• HOW TO COMPLETE THIS TASK: Every line that contains "shape" must be located and copied from the data.

• INFORMATION GIVEN:
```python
def gcn_backward(gcn, gsv, dy, graph, leaf):
    B, G, D = dy.shape
    f32 = dict(device=dy.device, dtype=torch.float32)
    Lg = gcn.num_layers
    for l in range(Lg - 1, -1, -1):
        layer = gcn.gcn_layers[l]
        pl = (gcn.dropout_rate if gsv['training'] else 0.0) if l + 1 < Lg else 0.0
        dS = torch.empty((B, G, D), **f32)
        dx = torch.empty((B, G, D), **f32)
        if G <= 128 and D % 4 == 0 and gsv['lns'][l] is None:
            dz = torch.empty((B, G, D), **f32)
            ops.gcn_aggregate_bwd(graph, dy, gsv['rs'][l], dS, dx if gcn.residual else None, dz, B, G, D, pl, gsv['seed0'] + l)
            ops.linear_bwd_data(dz.view(B * G, D), layer.W.weight, out=dx.view(B * G, D), accumulate=bool(gcn.residual))
            leaf(lambda dS=dS, dz=dz, l=l, layer=layer: (ops.bias_grad(dS.view(B * G, D), grad_of(layer.W.bias)),
                                                         ops.linear_bwd_weight(dz.view(B * G, D), gsv['xs'][l].view(B * G, D), grad_of(layer.W.weight))), dS, dz)
            dy = dx
            continue
        ops.relu_drop_bwd(dy, gsv['rs'][l], dS, dx, pl, gsv['seed0'] + l)
        if not gcn.residual:
            ops.fill_zero(dx)
        if gsv['lns'][l] is not None:
            xhat, rstd = gsv['lns'][l]
            ln = layer.layer_normalization
            du = torch.empty((B, G, D), **f32)
            ops.layernorm_bwd(dS, xhat, rstd, ln.weight, du, grad_of(ln.weight), grad_of(ln.bias))
            dS = du
        dz = torch.empty((B, G, D), **f32)
        ops.gemm(graph, dS, dz, M=G, N=D, K=G, lda=G, ldb=D, ldc=D, trans_a=True, trans_b=True, batch=B, strideA=G * G, strideB=G * D,
                 strideC=G * D, tile=2)
        ops.linear_bwd_data(dz.view(B * G, D), layer.W.weight, out=dx.view(B * G, D), accumulate=True)
        leaf(lambda dS=dS, dz=dz, l=l, layer=layer: (ops.bias_grad(dS.view(B * G, D), grad_of(layer.W.bias)),
                                                     ops.linear_bwd_weight(dz.view(B * G, D), gsv['xs'][l].view(B * G, D), grad_of(layer.W.weight))), dS, dz)
        dy = dx
    return dy


class _GCNFunction(torch.autograd.Function):

    @staticmethod
    def forward(ctx, feature, gcn, graph):
        seed = (getattr(gcn, '_calls', 0) * 7919 + 101) & 0x7FFFFFFF
        gcn.__dict__['_calls'] = getattr(gcn, '_calls', 0) + 1
        out, gsv = gcn_forward(gcn, feature.contiguous(), graph.contiguous(), seed, gcn.training)
        ctx.gcn, ctx.gsv, ctx.graph = gcn, gsv, graph.contiguous()
        return out

    @staticmethod
    def backward(ctx, dy):
        with ops.leaf_scope(dy.device, enable=False) as leaf:
            dx = gcn_backward(ctx.gcn, ctx.gsv, dy.contiguous(), ctx.graph, leaf)
        ctx.gsv = None
        return dx, None, None


CAPTURE = [None]


def sue_forward(mod, hist, cand, graph, cmask, cidx):
    B, Hn, D = hist.shape
    N = cand.shape[1]
    Kc = mod.proxy_node_embedding.shape[0]
    G, Cn, A = Hn + Kc, Kc + 1, mod.attention_dim
    dev = hist.device
    f32 = dict(device=dev, dtype=torch.float32)
    p = mod.dropout_rate if mod.training else 0.0
    seed = mod._next_seed()
    sv = dict(B=B, Hn=Hn, D=D, N=N, Kc=Kc, G=G, Cn=Cn, A=A, p=p, seed=seed, hist=hist, cand=cand, cidx=cidx, cmask=cmask,
              graph=graph)
    x0 = torch.empty((B, G, D), **f32)
    cand2 = cand.view(B * N, D)
    ia = mod.interClusterAttention
    qc = torch.empty((B * N, A), **f32)
    qv = torch.empty((B * N, A), **f32)
    v = torch.empty((B * N, D), **f32)

    def cand_side():
        ops.linear_fwd(cand2, mod.intraCluster_Q.weight, mod.intraCluster_Q.bias, out=qc)
        ops.linear_fwd(cand2, ia.Q.weight, ia.Q.bias, out=qv)
        ops.gemm(qv, ia.K.weight, v, M=B * N, N=D, K=A, lda=A, ldb=D, ldc=D, trans_b=True)
    side = _sue_side(dev)
    side_ev = None
    if side is not None:
        side.wait_stream(torch.cuda.current_stream(dev))
        with torch.cuda.stream(side):
            cand_side()
            side_ev = torch.cuda.Event()
            side_ev.record()
    fix = cmask if (cmask.is_cuda and cmask.dim() == 2 and cmask.is_contiguous() and tuple(cmask.shape) == (B, Kc + 1)) else None
    if fix is None:
        if cmask.is_cuda and cmask.dim() == 2 and cmask.is_contiguous() and cmask.element_size() == 1:
            ops.fill_column_u8(cmask, -1, 1)
        else:
            cmask[:, -1] = 1
    ops.sue_x0_fwd(hist, mod.proxy_node_embedding, x0, B, Hn, Kc, D, p, seed + 1, cmask_fix=fix)
    x, gsv = gcn_forward(mod.gcn, x0, graph, seed + 10, mod.training)
    sv['gcn'] = gsv
    gfeat = torch.empty((B, Hn, D), **f32)
    ops.sue_slice_fwd(x, x0, gfeat, B, Hn, G, D)
    kf = ops.linear_fwd(gfeat.view(B * Hn, D), mod.intraCluster_K.weight)
    if side is None:
        cand_side()
    else:
        torch.cuda.current_stream(dev).wait_event(side_ev)
    alpha_i = torch.empty((B, N, Hn), **f32)
    feat = torch.empty((B * N * Cn, D), **f32)
    ops.sue_intra_fwd(kf, qc, gfeat, cidx, B, N, Hn, Cn, A, D, alpha_i, feat)
    rc = torch.empty((B * N * Cn, D), **f32)
    f2 = torch.empty((B * N * Cn, D), **f32)
    ops.gemm(feat, mod.clusterFeatureAffine.weight, f2, M=B * N * Cn, N=D, K=D, lda=D, ldb=D, ldc=D, bias=mod.clusterFeatureAffine.bias,
             act=ops.ACT_RELU, aux_out=rc, ldaux=D, resid=feat, ldres=D, drop=(3, p, seed + 2, D))
    alpha_o = torch.empty(B * N * Cn, **f32)
    out = torch.empty((B * N, D), **f32)
    ops.pool_fwd(x=f2, ldx=D, D=D, n=B * N, Lx=Cn, mask=cmask, mask_div=N, v=v, ldv=D, scale=1.0 / math.sqrt(A), alpha=alpha_o, out=out,
                 ldo=D)
    sv.update(gfeat=gfeat, kf=kf, qc=qc, alpha_i=alpha_i, feat=feat, rc=rc, f2=f2, qv=qv, v=v, alpha_o=alpha_o)
    if CAPTURE[0] is not None:
        CAPTURE[0].append(sv)
    return out.view(B, N, D), sv


def sue_backward(mod, sv, dout, dhist_out=None, dcand_accum=None):
    B, Hn, D, N, Kc, G, Cn, A, p, seed = (sv[k] for k in ('B', 'Hn', 'D', 'N', 'Kc', 'G', 'Cn', 'A', 'p', 'seed'))
    dev = dout.device
    f32 = dict(device=dev, dtype=torch.float32)
    cand2 = sv['cand'].view(B * N, D)
    dout = dout.view(B * N, D)
    ia = mod.interClusterAttention
    hook = mod.__dict__.get('_grads_ready_hook')
    exchange = getattr(hook, '__self__', None)
    need_now = (exchange is not None and exchange.active()) or not ops._DEFER.get('step_joins')
    with ops.leaf_scope(dev, defer_join=not need_now) as leaf:
        res = _sue_backward_body(mod, sv, dout, leaf, B, Hn, D, N, Kc, G, Cn, A, p, seed, dev, f32, cand2, ia, dhist_out, dcand_accum)
    if hook is not None:
        hook()
    return res


def _sue_backward_body(mod, sv, dout, leaf, B, Hn, D, N, Kc, G, Cn, A, p, seed, dev, f32, cand2, ia, dhist_out=None, dcand_accum=None):
    df2 = torch.empty((B * N * Cn, D), **f32)
    dv = torch.empty((B * N, D), **f32)
    ops.pool_bwd(x=sv['f2'], ldx=D, D=D, n=B * N, Lx=Cn, mask=sv['cmask'], mask_div=N, v=sv['v'], ldv=D, scale=1.0 / math.sqrt(A),
                 alpha=sv['alpha_o'], dout=dout, lddo=D, dx=df2, lddx=D, dv=dv, lddv=D)
    dqv = torch.empty((B * N, A), **f32)
    dcand = dcand_accum if dcand_accum is not None else torch.empty((B * N, D), **f32)
    main = torch.cuda.current_stream(dev)
    side = _sue_side(dev)

    def on_side(fn):
        if side is None:
            return fn()
        side.wait_stream(main)
        with torch.cuda.stream(side):
            return fn()

    def inter_q():
        ops.gemm(dv, ia.K.weight, dqv, M=B * N, N=A, K=D, lda=D, ldb=D, ldc=A)
        leaf(lambda: (ops.linear_bwd_weight(sv['qv'], dv, grad_of(ia.K.weight)),
                      ops.linear_bwd_weight(dqv, cand2, grad_of(ia.Q.weight), db=grad_of(ia.Q.bias))), dv, dqv)
        ops.linear_bwd_data(dqv, ia.Q.weight, out=dcand, accumulate=dcand_accum is not None)
    on_side(inter_q)
    dS = torch.empty((B * N * Cn, D), **f32)
    dfeat = torch.empty((B * N * Cn, D), **f32)
    ops.relu_drop_bwd(df2, sv['rc'], dS, dfeat, p, seed + 2)
    ops.linear_bwd_data(dS, mod.clusterFeatureAffine.weight, out=dfeat, accumulate=True)
    dS_aff = dS
    leaf(lambda: ops.linear_bwd_weight(dS_aff, sv['feat'], grad_of(mod.clusterFeatureAffine.weight), db=grad_of(mod.clusterFeatureAffine.bias)), dS_aff)
    dg = torch.empty((B, Hn, D), **f32)
    dkf = torch.empty((B * Hn, A), **f32)
    dqc = torch.empty((B * N, A), **f32)
    ops.sue_intra_bwd(sv['kf'], sv['qc'], sv['gfeat'], sv['cidx'], sv['alpha_i'], dfeat, B, N, Hn, Cn, A, D, dg, dkf, dqc)
# ... 228 lines not shown
```

Before: 6727.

• FINAL ANSWER:
    B, G, D = dy.shape
    B, Hn, D = hist.shape
    N = cand.shape[1]
    Kc = mod.proxy_node_embedding.shape[0]
    fix = cmask if (cmask.is_cuda and cmask.dim() == 2 and cmask.is_contiguous() and tuple(cmask.shape) == (B, Kc + 1)) else None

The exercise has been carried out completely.